WORK TO BE COMPLETED —
Which lines of the data below hold "break"? Copy each of them.

ENTRIES SHOWN —
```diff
@@ -399,6 +686,28 @@
                        const void* b, void* y, float* mean, float* rstd,
                        int M, int N, float eps, int is_bf16,
                        hipStream_t stream) {
+  if (const int nvec = ln_rw_nvec(N, is_bf16)) {
+    const int grid = ln_rw_fwd_waves(M) / LN_RW_WAVES;
+#define LN_RW_FWD(HASR, NV)                                                   \
+  hipLaunchKernelGGL(                                                         \
+      (ln_fwd_rowwave_kernel<bf16, HASR, NV, LN_RW_FWD_DEPTH(NV)>),           \
+      dim3(grid), dim3(LN_RW_BLOCK), 0, stream, (const bf16*)x,               \
+      (const bf16*)res, (bf16*)h, (const bf16*)w, (const bf16*)b, (bf16*)y,   \
+      mean, rstd, M, N, eps)
+#define LN_RW_FWD_NV(NV)                                                      \
+  do {                                                                        \
+    if (res) LN_RW_FWD(true, NV); else LN_RW_FWD(false, NV);                  \
+  } while (0)
+    switch (nvec) {
+      case 1: LN_RW_FWD_NV(1); break;
+      case 2: LN_RW_FWD_NV(2); break;
+      case 3: LN_RW_FWD_NV(3); break;
+      default: LN_RW_FWD_NV(4); break;
+    }
+#undef LN_RW_FWD_NV
+#undef LN_RW_FWD
+    return hipGetLastError();
+  }
   const int block = ln_block(N, is_bf16 ? 8 : 4);
   int cap = 32768;
   if (const char* v = getenv("TDSA_LN_GRID")) cap = atoi(v);
@@ -443,9 +752,10 @@
   return hipGetLastError();
 }
 
-int tdsa_ln_bwd_dx_stripes(int M) {
+int tdsa_ln_bwd_dx_stripes(int M, int N, int is_bf16) {
   int cap = 2048;
   if (const char* v = getenv("TDSA_LN_STRIPES")) cap = atoi(v);
+  if (ln_rw_nvec(N, is_bf16)) return ln_rw_waves(M, cap);
   int g = M < cap ? M : cap;
   return g < 1 ? 1 : g;
 }
@@ -454,8 +764,30 @@
                           const void* w, const float* mean, const float* rstd,
                           void* dx, float* pdw, float* pdb, int M, int N,
                           int is_bf16, hipStream_t stream) {
+  if (const int nvec = ln_rw_nvec(N, is_bf16)) {
+    const int grid = tdsa_ln_bwd_dx_stripes(M, N, is_bf16) / LN_RW_WAVES;
+#define LN_RW_BWD(HASD, NV)                                                   \
+  hipLaunchKernelGGL(                                                         \
+      (ln_bwd_rowwave_kernel<bf16, HASD, NV, LN_RW_BWD_DEPTH(NV)>),           \
+      dim3(grid), dim3(LN_RW_BLOCK), 0, stream, (const bf16*)dy,              \
+      (const bf16*)dh, (const bf16*)x, (const bf16*)w, mean, rstd, (bf16*)dx, \
+      pdw, pdb, M, N)
+#define LN_RW_BWD_NV(NV)                                                      \
+  do {                                                                        \
+    if (dh) LN_RW_BWD(true, NV); else LN_RW_BWD(false, NV);                   \
+  } while (0)
+    switch (nvec) {
+      case 1: LN_RW_BWD_NV(1); break;
+      case 2: LN_RW_BWD_NV(2); break;
+      case 3: LN_RW_BWD_NV(3); break;
+      default: LN_RW_BWD_NV(4); break;
+    }
+#undef LN_RW_BWD_NV
+#undef LN_RW_BWD
+    return hipGetLastError();
+  }
   const int block = ln_block(N, is_bf16 ? 8 : 4);
-  const int grid = tdsa_ln_bwd_dx_stripes(M);
+  const int grid = tdsa_ln_bwd_dx_stripes(M, N, is_bf16);
   int split = 1;
   if (const char* v = getenv("TDSA_LN_SPLIT")) split = atoi(v);
   int dx_cap = 32768;
@@ -514,13 +846,18 @@
   return hipGetLastError();
 }
 
-hipError_t tdsa_ln_bwd_dwdb(const float* pdw, const float* pdb, float* dw,
-                            float* db, int G, int N, hipStream_t stream) {
-  const int block = 256;
-  const int cols_per_block = block / WAVE;
-  const int grid = (N + cols_per_block - 1) / cols_per_block;
-  hipLaunchKernelGGL(ln_bwd_dwdb_kernel, dim3(grid), dim3(block), 0, stream,
-                     pdw, pdb, dw, db, G, N);
+hipError_t tdsa_ln_bwd_dwdb(const float* pdw, const float* pdb, void* dw,
+                            void* db, int G, int N, int out_bf16,
+                            hipStream_t stream) {
+  const int grid = (N + LN_DWDB_SLAB - 1) / LN_DWDB_SLAB;
+  if (out_bf16)
+    hipLaunchKernelGGL(ln_bwd_dwdb_kernel<bf16>, dim3(grid),
+                       dim3(LN_DWDB_BLOCK), 0, stream, pdw, pdb, (bf16*)dw,
+                       (bf16*)db, G, N);
+  else
+    hipLaunchKernelGGL(ln_bwd_dwdb_kernel<float>, dim3(grid),
+                       dim3(LN_DWDB_BLOCK), 0, stream, pdw, pdb, (float*)dw,
+                       (float*)db, G, N);
   return hipGetLastError();
 }
 
diff --git a/tiny_deepspeed_amd/ops/layernorm.py b/tiny_deepspeed_amd/ops/layernorm.py
--- a/tiny_deepspeed_amd/ops/layernorm.py
+++ b/tiny_deepspeed_amd/ops/layernorm.py
@@ -90,10 +90,11 @@
         pdw, pdb = workspace
         if _ext.use_native(pdw):
             ext = _ext.get_ext()
+            if dtype in (None, torch.float32, torch.bfloat16):
+                dw, db = ext.layernorm_bwd_dwdb(pdw, pdb, dtype)
+                return dw, db
             dw, db = ext.layernorm_bwd_dwdb(pdw, pdb)
-            if dtype is not None:
-                dw, db = dw.to(dtype), db.to(dtype)
-            return dw, db
+            return dw.to(dtype), db.to(dtype)
         dw = pdw.sum(dim=0)
         db = pdb.sum(dim=0)
     else:
```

COMPLETED TASK —
+      case 1: LN_RW_FWD_NV(1); break;
+      case 2: LN_RW_FWD_NV(2); break;
+      case 3: LN_RW_FWD_NV(3); break;
+      default: LN_RW_FWD_NV(4); break;
+      case 1: LN_RW_BWD_NV(1); break;
+      case 2: LN_RW_BWD_NV(2); break;
+      case 3: LN_RW_BWD_NV(3); break;
+      default: LN_RW_BWD_NV(4); break;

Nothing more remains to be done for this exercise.